Nonlinear global modes in hot jets

Since the experiments of Monkewitz et al. (J. Fluid Mech. vol. 213, 1990, p. 611), sufficiently hot circular jets have been known to give rise to self-sustained synchronized oscillations induced by a locally absolutely unstable region. In the present investigation, numerical simulations are carried out in order to determine if such synchronized states correspond to a nonlinear global mode of the underlying base flow, as predicted in the framework of Ginzburg - Landau model equations. Two configurations of slowly developing base flows are considered. In the presence of a pocket of absolute instability embedded within a convectively unstable jet, global oscillations are shown to be generated by a steep nonlinear front located at the upstream station of marginal absolute instability.

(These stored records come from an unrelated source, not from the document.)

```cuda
template <int MODE, int KBG>
static void preload_tc_mode() {
  cudaFuncSetAttribute(tc::conv1d_tc_kernel<MODE, 1, KBG>, cudaFuncAttributeMaxDynamicSharedMemorySize, 227 * 1024);
  cudaFuncSetAttribute(tc::conv1d_tc_kernel<MODE, 2, KBG>, cudaFuncAttributeMaxDynamicSharedMemorySize, 227 * 1024);
  cudaFuncSetAttribute(tc::conv1d_tc_kernel<MODE, 4, KBG>, cudaFuncAttributeMaxDynamicSharedMemorySize, 227 * 1024);
}
void preload_conv1d_tc() {
  preload_tc_mode<0, 4>(); preload_tc_mode<0, 8>(); preload_tc_mode<1, 4>(); preload_tc_mode<2, 4>(); preload_tc_mode<2, 8>();
  preload_tc_mode<3, 4>(); preload_tc_mode<3, 8>();
  cudaFuncAttributes fa;
  cudaFuncGetAttributes(&fa, tc::splitk_reduce_kernel);
  cudaGetLastError();
}

static int validate_conv1d_tc(const ConvParams& p, int mode) {
  EV_CHECK_ARG(p.B > 0 && p.L > 0, "conv1d_tc: bad problem B=%d L=%d", p.B, p.L);
  EV_CHECK_ARG(p.Cin % (mode >= 2 ? 16 : 8) == 0, "conv1d_tc: Cin=%d must be a multiple of %d", p.Cin, mode >= 2 ? 16 : 8);
  EV_CHECK_ARG(p.Cout % 16 == 0 && (p.Cout <= 128 || p.Cout % 128 == 0), "conv1d_tc: Cout=%d must be a multiple of 16, and of 128 above 128", p.Cout);
  EV_CHECK_ARG(p.K >= 1 && (p.K & 1) && p.dil >= 1, "conv1d_tc: K=%d must be odd, dil=%d >= 1", p.K, p.dil);
  EV_CHECK_ARG(p.in_act == EV_ACT_NONE || p.in_act == EV_ACT_LRELU, "conv1d_tc: unsupported input activation");
  return EV_OK;
}

int tc_shape_kbg(const ConvParams& p, int mode) {
  tc::Plan pl;
  const int bn_max = p.Cout <= 128 ? p.Cout : 128;
  return (mode != 1 && tc::make_plan(p, mode, bn_max, 1, 8, 4, &pl)) ? 8 : 4;
}

static int apply_ksplit(const ConvParams& p, int mode, tc::Plan* pl) {
  const size_t per = (size_t)p.B * p.L * p.Cout;
  if (p.ksplit > 1 && (p.splitk_ws || p.splitk_cap == (size_t)-1)) {
    int S = p.ksplit;
    const int cpg = mode >= 2 ? 8 : 4;
    const int n_cb = (p.Cin + cpg * pl->kbg - 1) / (cpg * pl->kbg);
    if (S > n_cb) S = n_cb;
    if ((size_t)S * per > p.splitk_cap) { set_error("conv1d_tc: split-K scratch too small (%zu < %zu floats)", p.splitk_cap, (size_t)S * per); return EV_EWORKSPACE; }
    if (S > 1) {
      pl->ksplit = S;
      pl->total_tiles *= S;
    }
  }
  return EV_OK;
}

static int plan_conv1d_tc(const ConvParams& p, int mode, tc::Plan* out) {
  EV_TRY(validate_conv1d_tc(p, mode));
  const int bn_thresh = 24, mt_thresh = 120;
  const long long tiles128 = (long long)((p.L + tc::BM - 1) / tc::BM) * p.B;
  int BN = p.Cout <= 128 ? p.Cout : 128;
  while (BN >= 64 && (BN / 2) % 16 == 0 && tiles128 * ((p.Cout + BN - 1) / BN) < bn_thresh) BN /= 2;
  int mt = tiles128 >= 4 * mt_thresh ? 4 : (tiles128 >= 2 * mt_thresh ? 2 : 1);
  tc::Plan pl;
  const int kbg = tc_shape_kbg(p, mode);
  for (;; mt >>= 1) {
    if (tc::make_plan(p, mode, BN, mt, kbg, 4, &pl)) break;
    if (tc::make_plan(p, mode, BN, mt, kbg, 2, &pl)) break;
    if (mt == 1) { set_error("conv1d_tc: tile does not fit in shared memory / accumulator registers (K=%d dil=%d Cout=%d)", p.K, p.dil, p.Cout); return EV_EINVAL; }
  }
  EV_TRY(apply_ksplit(p, mode, &pl));
  *out = pl;
  return EV_OK;
}

int debug_tc_plan(const ConvParams& p, int mode, int* v) {
  tc::Plan pl;
  const int rc = plan_conv1d_tc(p, mode, &pl);
  if (rc != EV_OK) return rc;
  v[0] = pl.BN; v[1] = pl.mt; v[2] = pl.kbg; v[3] = pl.a_stages; v[4] = pl.b_stages; v[5] = pl.ngroups;
  v[6] = pl.ksplit; v[7] = pl.acc_cols; v[8] = pl.smem_total; v[9] = pl.total_tiles; v[10] = pl.rows_pad;
  return EV_OK;
}

static int dispatch_tc(const ConvParams& p, int mode, const tc::Plan& pl, cudaStream_t st) {
  if (mode == 1) return launch_tc_mt<1, 4>(p, pl, st);
  if (mode == 3) return pl.kbg == 8 ? launch_tc_mt<3, 8>(p, pl, st) : launch_tc_mt<3, 4>(p, pl, st);
  if (mode == 2) return pl.kbg == 8 ? launch_tc_mt<2, 8>(p, pl, st) : launch_tc_mt<2, 4>(p, pl, st);
  return pl.kbg == 8 ? launch_tc_mt<0, 8>(p, pl, st) : launch_tc_mt<0, 4>(p, pl, st);
}

int launch_conv1d_tc(const ConvParams& p, int mode, cudaStream_t st) {
  tc::Plan pl;
  EV_TRY(plan_conv1d_tc(p, mode, &pl));
  const size_t per = (size_t)p.B * p.L * p.Cout;
  const int rc = dispatch_tc(p, mode, pl, st);
  if (rc != EV_OK || pl.ksplit == 1) return rc;
  const size_t n4 = per / 4;
  return launch("splitk_reduce_kernel", tc::splitk_reduce_kernel, (unsigned)((n4 + 255) / 256), 256, 0, st, p, pl.ksplit);
}

}
```

emotivoice_b200/csrc/gp_pipeline.cuh:

```cuda
#pragma once
#include "tc_common.cuh"

namespace ev {
namespace gpl {

using namespace tc;

constexpr int NCW = 8;
constexpr int NTW = 4;
constexpr int W_XFORM = NCW;
constexpr int W_ALOAD = W_XFORM + NTW;
constexpr int W_BLOAD = W_ALOAD + 1;
constexpr int THREADS = (W_BLOAD + 1) * 32;
constexpr int MAX_B = 8;
constexpr int SMEM_HEAD = 1024;
constexpr int XF_UNROLL = 4;

__device__ __forceinline__ float lrelu_f(float v, float slope) { return fmaxf(v, v * slope); }
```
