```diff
diff --git a/vproxy_amd/csrc/tcp_recv.hip b/vproxy_amd/csrc/tcp_recv.hip
--- a/vproxy_amd/csrc/tcp_recv.hip
+++ b/vproxy_amd/csrc/tcp_recv.hip
@@ -75,7 +75,7 @@
     const uintptr_t v0 = stored ? (uintptr_t)dst + dst_off - (hlen + skip) : seg;
     const Span sp = make_span(v0, seg, seg_len, stored ? hlen + skip : seg_len);
     const uint32_t ng = (sp.hi + 15u) >> 4;
-    const uint64_t acc = move_groups<true>(sp, tl, ng);
+    const uint64_t acc = move_groups<true, kMoveDepth>(sp, tl, ng);
 
     const bool v4 = d.l3_ver == 4u;
     uint32_t ph = 0;
diff --git a/vproxy_amd/csrc/team_move.h b/vproxy_amd/csrc/team_move.h
--- a/vproxy_amd/csrc/team_move.h
+++ b/vproxy_amd/csrc/team_move.h
@@ -17,6 +17,8 @@
 }
 #endif
 
+constexpr int kMoveDepth = 4;
+
 struct Span {
     uintptr_t sa;
     uintptr_t pd;
@@ -28,7 +30,7 @@
 
 VPC_TM_FN Span make_span(uintptr_t v0, uintptr_t seg, uint32_t seg_len, uint32_t store_from) {
     Span sp;
-    sp.lo = (uint32_t)v0 & 15u;
+    sp.lo = (uint32_t)v0 & 63u;
     sp.hi = sp.lo + seg_len;
     sp.pd = v0 - sp.lo;
     sp.s_lo = sp.lo + store_from;
@@ -47,13 +49,13 @@
 
 VPC_TM_FN bool group_inner(const Span& sp, uint32_t g) { return g * 16u >= sp.lo && g * 16u + 16u <= sp.hi; }
 
-VPC_TM_FN Group load_group(const Span& sp, uint32_t g) {
+VPC_TM_FN Group load_group(const Span& sp, uint32_t g, bool own_w4) {
     Group r;
     const uintptr_t q = sp.sa + (size_t)g * 16u;
     if (group_inner(sp, g)) {
         const u32x4a4_t v = VPC_TM_LOAD(gu32x4a4_t, q);
         r.w0 = v.x; r.w1 = v.y; r.w2 = v.z; r.w3 = v.w;
-        r.w4 = sp.sh ? VPC_TM_LOAD(gu32_t, q + 16) : 0u;
+        r.w4 = (sp.sh && own_w4) ? VPC_TM_LOAD(gu32_t, q + 16) : 0u;
     } else {
         const uint32_t k = g * 4u;
         r.w0 = (k >= sp.k_lo && k <= sp.k_hi) ? VPC_TM_LOAD(gu32_t, q) : 0u;
@@ -63,6 +65,16 @@
         r.w4 = (k + 4 >= sp.k_lo && k + 4 <= sp.k_hi) ? VPC_TM_LOAD(gu32_t, q + 16) : 0u;
     }
     return r;
+}
+
+VPC_TM_FN uint32_t next_group_w0(const Span& sp, uint32_t g, uint32_t tl, uint32_t same, uint32_t next, bool take) {
+#ifdef __HIP_DEVICE_COMPILE__
+    const uint32_t a = (uint32_t)__builtin_amdgcn_update_dpp(0, (int)same, 0x101, 0xF, 0xF, false);
+    const uint32_t b = (uint32_t)__builtin_amdgcn_update_dpp(0, (int)next, 0x117, 0xF, 0xF, false);
+    return tl < 7u ? a : b;
+#else
+    return take ? VPC_TM_LOAD(gu32_t, sp.sa + (size_t)g * 16u + 16u) : 0u;
+#endif
 }
 
 VPC_TM_FN void store_partial(uintptr_t a, uint32_t v, uint32_t m) {
@@ -115,16 +127,26 @@
     }
 }
 
-template <bool SUB>
+template <bool SUB, int D = kMoveDepth>
 VPC_TM_FN uint64_t move_groups(const Span& sp, uint32_t tl, uint32_t ng) {
     uint64_t acc = 0;
-    for (uint32_t g = tl; g < ng; g += 16u) {
-        const bool two = g + 8u < ng;
-        const Group a = load_group(sp, g);
-        Group b = {0u, 0u, 0u, 0u, 0u};
-        if (two) b = load_group(sp, g + 8u);
-        emit_group<SUB>(sp, g, a, acc);
-        if (two) emit_group<SUB>(sp, g + 8u, b, acc);
+    for (uint32_t g = tl; g < ng; g += 8u * D) {
+        Group r[D];
+        bool nb[D];
+#pragma unroll
+        for (int j = 0; j < D; ++j) {
+            const uint32_t gj = g + 8u * j;
+            nb[j] = sp.sh && (tl < 7u || j + 1 < D) && group_inner(sp, gj) && group_inner(sp, gj + 1u);
+            r[j] = Group{0u, 0u, 0u, 0u, 0u};
+            if (gj < ng) r[j] = load_group(sp, gj, !nb[j]);
+        }
+#pragma unroll
+        for (int j = 0; j < D; ++j) {
+            const uint32_t gj = g + 8u * j;
+            const uint32_t w = next_group_w0(sp, gj, tl, r[j].w0, j + 1 < D ? r[j + 1].w0 : 0u, nb[j]);
+            if (nb[j]) r[j].w4 = w;
+            if (gj < ng) emit_group<SUB>(sp, gj, r[j], acc);
+        }
     }
     return acc;
 }
```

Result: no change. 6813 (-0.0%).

The global frequency is given, within 10% accuracy, by the absolute frequency at the front location and, as expected on theoretical grounds, the front displays the same slope as a k^--wave. For jet flows displaying absolutely unstable inlet conditions, global instability is observed to arise if the streamwise extent of the absolutely unstable region is sufficiently large: While local absolute instability sets in for ambient-to-jet temperature ratios S ≤ 0.453, global modes only appear for S ≤ 0.3125. In agreement with theoretical predictions, the selected frequency near the onset of global instability coincides with the absolute frequency at the inlet. For lower S, it gradually departs from this value.